Just wondering if anyone other than me is nosey and going to see just who is on the forum when they are on?


----------



## sbugir (Dec 15, 2009)

I am I am


----------



## [email protected] (Dec 15, 2009)

I do occosanally  , in the past when there was live chat i did alot!!


----------



## hibiscusmile (Dec 15, 2009)

Yea, I did too!


----------



## bassist (Dec 15, 2009)

I do.


----------



## Katnapper (Dec 15, 2009)

I usually check and see who else is on too.


----------



## PhilinYuma (Dec 15, 2009)

You mean that data on the lower left corner under "Enter Keywords"? No. Ive never seen it.


----------



## Mantibama (Dec 15, 2009)

Yeah, you know your up late when it's you and all the Europeans on. Live chat would be kind of fun. What happened?


----------



## Rick (Dec 16, 2009)

Bryce said:


> Yeah, you know your up late when it's you and all the Europeans on. Live chat would be kind of fun. What happened?
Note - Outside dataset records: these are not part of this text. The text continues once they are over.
+  load_stage(0, 0);
   bf8v kf[8];
   {
-    const bf16raw* krow = base + d + (long long)kc * ld + 8 * h5;
-#pragma unroll
-    for (int ks = 0; ks < 8; ks++) kf[ks] = *(const bf8v*)(krow + 16 * ks);
-  }
+    const bf16raw* ktile = base + d + (long long)kb * 128 * ld;
+    const unsigned kvoff = (unsigned)(kc - kb * 128) * (unsigned)(2 * ld) + 16 * h5;
+    at_static_for<0, 8>([&](auto kc_) __attribute__((always_inline)) {
+      constexpr int ks = decltype(kc_)::value;
+      at_gload16<32 * ks>(kf[ks], ktile, kvoff);
+    });
+  }
+  if (nsub > 1) load_stage(1, 1);
   const unsigned s0 = at_lds_addr(smem);
-  const unsigned vbase = s0 + 4 * AT_SUB_BYTES + __builtin_amdgcn_readfirstlane(wave) * 8192;
+  const unsigned vbase = s0 + 6 * AT_SUB_BYTES + __builtin_amdgcn_readfirstlane(wave) * 8192;
   unsigned ra[8], ta[4], tb[4];
   {
     const int f = img_f(r);
@@ -259,24 +273,18 @@
   f16v dv[4], dk[4];
 #pragma unroll
   for (int t = 0; t < 4; t++) { dv[t] = (f16v){0}; dk[t] = (f16v){0}; }
-  at_key_range rng = {0, S};
-  if constexpr (KEYS) rng = at_load_key_range(kr, line, S);
-  const bool dead_tile = KEYS && (kb * 128 >= rng.k1 || kb * 128 + 128 <= rng.k0);
-  const int nsub = dead_tile ? 0 : RAGGED ? (S + 31) >> 5 : S >> 5;
+  int slot = 0;
   for (int sq = 0; sq < nsub; sq++) {
-    asm volatile("s_waitcnt vmcnt(0)" ::: "memory");
-    __syncthreads();
-    const unsigned stage = s0 + (sq & 1) * 2 * AT_SUB_BYTES;
-    const float* lds_l = lds_ld + (sq & 1) * 64;
-    const float* lds_d = lds_l + 32;
-    float nstat = 0.f;
-    if (sq + 1 < nsub) {
-      if constexpr (RAGGED) { if (tid < 64) nstat = stat[(sq + 1) * stat_step + (sq + 2 == nsub ? stat_tail : 0)]; }
-      else if (tid < 64) nstat = stat[(sq + 1) * stat_step];
-      unsigned char* nb = smem + ((sq + 1) & 1) * 2 * AT_SUB_BYTES;
-      attn_glds_img<2, RAGGED>(base + (long long)(sq + 1) * 32 * ld, ld, nb, wave, lane, S - 1 - (sq + 1) * 32);
-      attn_glds_img<2, RAGGED>(Gg + (long long)(sq + 1) * 32 * d, d, nb + AT_SUB_BYTES, wave, lane, S - 1 - (sq + 1) * 32);
-    }
+    asm volatile("s_waitcnt vmcnt(4)\n\ts_cmp_lg_u32 %10, 0\n\ts_cbranch_scc1 .Lat_dkv_w%=\n\ts_waitcnt vmcnt(0)\n.Lat_dkv_w%=:"
+                 : "+v"(ln), "+v"(dn), "+v"(kf[0]), "+v"(kf[1]), "+v"(kf[2]), "+v"(kf[3]), "+v"(kf[4]), "+v"(kf[5]), "+v"(kf[6]), "+v"(kf[7])
+                 : "s"(__builtin_amdgcn_readfirstlane(nsub - 1 - sq)) : "memory", "scc");
+    at_barrier();
+    const unsigned stage = s0 + slot * 2 * AT_SUB_BYTES;
+    float lc, dc;
+    asm volatile("v_mov_b32 %0, %2\n\tv_mov_b32 %1, %3" : "=&v"(lc), "=&v"(dc) : "v"(ln), "v"(dn));
+    load_stat(sq + 1 < nstage ? sq + 1 : nstage - 1);
+    if (sq + 2 < nsub) load_stage(sq + 2, slot == 0 ? 2 : slot - 1);
+    slot = slot == 2 ? 0 : slot + 1;
     bf8v fr[DKV_POOL];
     f16v s, dp;
     auto issue_r = [&](auto jc) __attribute__((always_inline)) {
@@ -311,30 +319,18 @@
       constexpr int off = sub * 4096 + (kind == 0 ? AT_SUB_BYTES : 0);
       at_rdtr<off, off>(fr[m % DKV_POOL], ta[dt], tb[dt], stage);
     };
-    f4v l4[4], d4[4];
-    const unsigned stb = s0 + 4 * AT_SUB_BYTES + AT_TILE_BYTES + (sq & 1) * 256, sto = 16 * h5;
-    auto issue_s = [&](auto gc) __attribute__((always_inline)) {
-      constexpr int g = decltype(gc)::value;
-      at_rd128<32 * g>(l4[g], sto, stb);
-      at_rd128<128 + 32 * g>(d4[g], sto, stb);
-    };
-    issue_s(std::integral_constant<int, 0>{});
-    issue_s(std::integral_constant<int, 1>{});
     bf8v pf[2], dsf[2];
     at_static_for<0, 4>([&](auto gc) __attribute__((always_inline)) {
       constexpr int g4 = decltype(gc)::value;
-      constexpr int after = g4 == 0 ? 2 : g4 == 1 ? 6 : g4 == 2 ? 10 : (DKV_TD >= 6 ? 8 : 4);
-      at_wait_lgkm2<after>(l4[g4], d4[g4]);
-#pragma unroll
-      for (int e = 0; e < 4; e++) {
-        float p = __builtin_amdgcn_exp2f(fmaf(s[4 * g4 + e], c, -l4[g4][e]));
+      at_static_for<0, 4>([&](auto ec) __attribute__((always_inline)) {
+        constexpr int e = decltype(ec)::value;
+        float p = __builtin_amdgcn_exp2f(fmaf(s[4 * g4 + e], c, -at_row_bcast<4 * g4 + e>(lc)));
         if constexpr (RAGGED) p = (sq * 32 + 8 * g4 + 4 * h5 + e < S) ? p : 0.f;
         s[4 * g4 + e] = p;
-        dp[4 * g4 + e] = p * (dp[4 * g4 + e] - d4[g4][e]) * scale;
-      }
+        dp[4 * g4 + e] = p * (dp[4 * g4 + e] - at_row_bcast<4 * g4 + e>(dc)) * scale;
+      });
       if constexpr (g4 == 1) { pf[0] = pack8(s, 0); dsf[0] = pack8(dp, 0); }
       if constexpr (g4 == 3) { pf[1] = pack8(s, 1); dsf[1] = pack8(dp, 1); }
-      if constexpr (g4 + 2 < 4) issue_s(std::integral_constant<int, g4 + 2>{});
       if constexpr (2 * g4 < DKV_TD) issue_t(std::integral_constant<int, 2 * g4>{});
       if constexpr (2 * g4 + 1 < DKV_TD) issue_t(std::integral_constant<int, 2 * g4 + 1>{});
     });
@@ -349,9 +345,8 @@
       else dk[dt] = __builtin_amdgcn_mfma_f32_32x32x16_bf16(fr[m % DKV_POOL], dsf[sub], dk[dt], 0, 0, 0);
     });
     AT_PRIO(0);
-    if (sq + 1 < nsub && tid < 64) lds_ld[((sq + 1) & 1) * 64 + tid] = nstat;
-  }
-  if constexpr (KEYS) asm volatile("s_waitcnt vmcnt(0)" ::: "memory");
+  }
+  asm volatile("s_waitcnt vmcnt(0)" : "+v"(ln), "+v"(dn), "+v"(kf[0]), "+v"(kf[1]), "+v"(kf[2]), "+v"(kf[3]), "+v"(kf[4]), "+v"(kf[5]), "+v"(kf[6]), "+v"(kf[7]) :: "memory");
   if constexpr (RAGGED) {
     const bool live = KEYS ? (key >= rng.k0 && key < rng.k1) : key < S;
 #pragma unroll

Couple people being stupid got it ruined for everybody.


----------



## idolomantis (Dec 16, 2009)

There we go again...


----------



## Ntsees (Dec 16, 2009)

You know, I've never really looked. Now that you mentioned it, I took a peak and looks like 14 members and 5 guests are on. The only part that I look is when reading a post and I'm wondering who else is reading the same thing I'm reading.


----------



## kamakiri (Dec 16, 2009)

Rarely...only when I'm looking for villosa. &lt;_&lt; :angry: :angry:

:lol:


----------



## hibiscusmile (Dec 16, 2009)

Wow 17 of us online right now, those of you who are hiding, come on out, I won't let no one hurt you! u could post or something!


----------



## Katnapper (Dec 16, 2009)




----------



## hibiscusmile (Dec 16, 2009)

hahah, come on out, we can see u! reminds me of that commercial where the pizza falls thru the floor, and the two guys downstairs dont' wanna give it back they go, we can't, were naked and the guy looking down goes, we can see u! hahhhhhhhhhhhhhhhhhhhhhaaahahaaaaaaaaaaaaaaaaaaaaaaa


----------



## [email protected] (Dec 16, 2009)

Just caught you on there rebecca looking at "who's on line"! but that means i was on there too....


----------



## hibiscusmile (Dec 16, 2009)

Yea it was fun talking to you, almost like we had live chat!


----------